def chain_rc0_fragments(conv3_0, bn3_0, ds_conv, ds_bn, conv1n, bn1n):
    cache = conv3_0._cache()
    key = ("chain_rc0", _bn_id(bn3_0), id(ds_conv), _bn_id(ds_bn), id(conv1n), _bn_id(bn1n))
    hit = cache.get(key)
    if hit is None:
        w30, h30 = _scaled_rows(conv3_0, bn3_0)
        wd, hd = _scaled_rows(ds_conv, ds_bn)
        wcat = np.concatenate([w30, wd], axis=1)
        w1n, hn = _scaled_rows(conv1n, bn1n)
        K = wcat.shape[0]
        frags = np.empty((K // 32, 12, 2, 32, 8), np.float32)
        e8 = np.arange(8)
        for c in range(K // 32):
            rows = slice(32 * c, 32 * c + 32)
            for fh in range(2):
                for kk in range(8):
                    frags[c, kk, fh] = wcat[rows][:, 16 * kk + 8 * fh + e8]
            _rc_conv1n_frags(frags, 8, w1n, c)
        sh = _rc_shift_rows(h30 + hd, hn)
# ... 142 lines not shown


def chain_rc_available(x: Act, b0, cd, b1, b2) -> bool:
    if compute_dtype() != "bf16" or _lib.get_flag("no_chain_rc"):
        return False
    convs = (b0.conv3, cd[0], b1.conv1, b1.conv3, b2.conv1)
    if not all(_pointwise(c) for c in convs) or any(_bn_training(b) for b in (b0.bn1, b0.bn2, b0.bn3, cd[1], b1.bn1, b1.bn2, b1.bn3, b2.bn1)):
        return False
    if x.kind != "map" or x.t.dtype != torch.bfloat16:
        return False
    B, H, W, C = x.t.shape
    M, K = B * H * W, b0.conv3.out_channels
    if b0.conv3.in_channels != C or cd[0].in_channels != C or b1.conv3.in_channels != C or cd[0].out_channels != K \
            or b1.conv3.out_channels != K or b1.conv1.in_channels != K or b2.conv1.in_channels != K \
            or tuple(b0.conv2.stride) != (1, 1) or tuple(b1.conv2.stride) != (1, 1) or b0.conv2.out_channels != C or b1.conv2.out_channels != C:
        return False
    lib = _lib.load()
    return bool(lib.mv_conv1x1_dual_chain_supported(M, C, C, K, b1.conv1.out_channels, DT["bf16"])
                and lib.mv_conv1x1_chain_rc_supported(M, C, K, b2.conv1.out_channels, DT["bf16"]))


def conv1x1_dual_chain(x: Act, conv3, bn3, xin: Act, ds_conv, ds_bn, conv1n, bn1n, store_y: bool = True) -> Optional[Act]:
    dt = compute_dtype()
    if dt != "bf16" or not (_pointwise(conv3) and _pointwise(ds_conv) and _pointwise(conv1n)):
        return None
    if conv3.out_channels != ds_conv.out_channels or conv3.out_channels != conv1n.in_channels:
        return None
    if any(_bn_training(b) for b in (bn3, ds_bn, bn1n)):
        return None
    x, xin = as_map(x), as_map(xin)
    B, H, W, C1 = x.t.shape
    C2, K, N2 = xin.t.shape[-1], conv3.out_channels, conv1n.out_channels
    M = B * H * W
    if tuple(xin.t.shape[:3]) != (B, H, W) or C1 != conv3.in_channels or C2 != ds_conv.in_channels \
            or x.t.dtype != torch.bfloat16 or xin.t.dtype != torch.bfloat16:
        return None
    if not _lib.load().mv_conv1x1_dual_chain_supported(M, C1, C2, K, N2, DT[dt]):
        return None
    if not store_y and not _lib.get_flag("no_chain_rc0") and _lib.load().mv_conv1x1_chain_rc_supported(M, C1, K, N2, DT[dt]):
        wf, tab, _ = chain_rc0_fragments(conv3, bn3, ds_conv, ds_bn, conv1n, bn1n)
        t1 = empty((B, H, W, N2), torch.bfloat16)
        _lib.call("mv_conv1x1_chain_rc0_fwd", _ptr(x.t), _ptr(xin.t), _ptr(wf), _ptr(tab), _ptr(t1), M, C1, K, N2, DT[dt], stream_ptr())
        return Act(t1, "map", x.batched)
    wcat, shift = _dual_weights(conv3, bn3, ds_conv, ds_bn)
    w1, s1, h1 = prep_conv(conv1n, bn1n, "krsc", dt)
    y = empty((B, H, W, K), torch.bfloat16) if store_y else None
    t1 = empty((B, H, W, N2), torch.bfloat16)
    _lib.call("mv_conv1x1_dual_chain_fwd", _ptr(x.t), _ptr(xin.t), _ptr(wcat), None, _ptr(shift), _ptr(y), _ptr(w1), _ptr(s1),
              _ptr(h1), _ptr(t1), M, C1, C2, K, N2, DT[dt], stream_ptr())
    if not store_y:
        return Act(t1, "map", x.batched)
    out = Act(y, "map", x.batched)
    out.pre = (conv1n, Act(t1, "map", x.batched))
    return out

——————————

→ **Instructions for the task**
Output the listing exactly, from first line to last.

→ **Solution**
def chain_rc0_fragments(conv3_0, bn3_0, ds_conv, ds_bn, conv1n, bn1n):
    cache = conv3_0._cache()
    key = ("chain_rc0", _bn_id(bn3_0), id(ds_conv), _bn_id(ds_bn), id(conv1n), _bn_id(bn1n))
    hit = cache.get(key)
    if hit is None:
        w30, h30 = _scaled_rows(conv3_0, bn3_0)
        wd, hd = _scaled_rows(ds_conv, ds_bn)
        wcat = np.concatenate([w30, wd], axis=1)
        w1n, hn = _scaled_rows(conv1n, bn1n)
        K = wcat.shape[0]
        frags = np.empty((K // 32, 12, 2, 32, 8), np.float32)
        e8 = np.arange(8)
        for c in range(K // 32):
            rows = slice(32 * c, 32 * c + 32)
            for fh in range(2):
                for kk in range(8):
                    frags[c, kk, fh] = wcat[rows][:, 16 * kk + 8 * fh + e8]
            _rc_conv1n_frags(frags, 8, w1n, c)
        sh = _rc_shift_rows(h30 + hd, hn)
# ... 142 lines not shown


def chain_rc_available(x: Act, b0, cd, b1, b2) -> bool:
    if compute_dtype() != "bf16" or _lib.get_flag("no_chain_rc"):
        return False
    convs = (b0.conv3, cd[0], b1.conv1, b1.conv3, b2.conv1)
    if not all(_pointwise(c) for c in convs) or any(_bn_training(b) for b in (b0.bn1, b0.bn2, b0.bn3, cd[1], b1.bn1, b1.bn2, b1.bn3, b2.bn1)):
        return False
    if x.kind != "map" or x.t.dtype != torch.bfloat16:
        return False
    B, H, W, C = x.t.shape
    M, K = B * H * W, b0.conv3.out_channels
    if b0.conv3.in_channels != C or cd[0].in_channels != C or b1.conv3.in_channels != C or cd[0].out_channels != K \
            or b1.conv3.out_channels != K or b1.conv1.in_channels != K or b2.conv1.in_channels != K \
            or tuple(b0.conv2.stride) != (1, 1) or tuple(b1.conv2.stride) != (1, 1) or b0.conv2.out_channels != C or b1.conv2.out_channels != C:
        return False
    lib = _lib.load()
    return bool(lib.mv_conv1x1_dual_chain_supported(M, C, C, K, b1.conv1.out_channels, DT["bf16"])
                and lib.mv_conv1x1_chain_rc_supported(M, C, K, b2.conv1.out_channels, DT["bf16"]))


def conv1x1_dual_chain(x: Act, conv3, bn3, xin: Act, ds_conv, ds_bn, conv1n, bn1n, store_y: bool = True) -> Optional[Act]:
    dt = compute_dtype()
    if dt != "bf16" or not (_pointwise(conv3) and _pointwise(ds_conv) and _pointwise(conv1n)):
        return None
    if conv3.out_channels != ds_conv.out_channels or conv3.out_channels != conv1n.in_channels:
        return None
    if any(_bn_training(b) for b in (bn3, ds_bn, bn1n)):
        return None
    x, xin = as_map(x), as_map(xin)
    B, H, W, C1 = x.t.shape
    C2, K, N2 = xin.t.shape[-1], conv3.out_channels, conv1n.out_channels
    M = B * H * W
    if tuple(xin.t.shape[:3]) != (B, H, W) or C1 != conv3.in_channels or C2 != ds_conv.in_channels \
            or x.t.dtype != torch.bfloat16 or xin.t.dtype != torch.bfloat16:
        return None
    if not _lib.load().mv_conv1x1_dual_chain_supported(M, C1, C2, K, N2, DT[dt]):
        return None
    if not store_y and not _lib.get_flag("no_chain_rc0") and _lib.load().mv_conv1x1_chain_rc_supported(M, C1, K, N2, DT[dt]):
        wf, tab, _ = chain_rc0_fragments(conv3, bn3, ds_conv, ds_bn, conv1n, bn1n)
        t1 = empty((B, H, W, N2), torch.bfloat16)
        _lib.call("mv_conv1x1_chain_rc0_fwd", _ptr(x.t), _ptr(xin.t), _ptr(wf), _ptr(tab), _ptr(t1), M, C1, K, N2, DT[dt], stream_ptr())
        return Act(t1, "map", x.batched)
    wcat, shift = _dual_weights(conv3, bn3, ds_conv, ds_bn)
    w1, s1, h1 = prep_conv(conv1n, bn1n, "krsc", dt)
    y = empty((B, H, W, K), torch.bfloat16) if store_y else None
    t1 = empty((B, H, W, N2), torch.bfloat16)
    _lib.call("mv_conv1x1_dual_chain_fwd", _ptr(x.t), _ptr(xin.t), _ptr(wcat), None, _ptr(shift), _ptr(y), _ptr(w1), _ptr(s1),
              _ptr(h1), _ptr(t1), M, C1, C2, K, N2, DT[dt], stream_ptr())
    if not store_y:
        return Act(t1, "map", x.batched)
    out = Act(y, "map", x.batched)
    out.pre = (conv1n, Act(t1, "map", x.batched))
    return out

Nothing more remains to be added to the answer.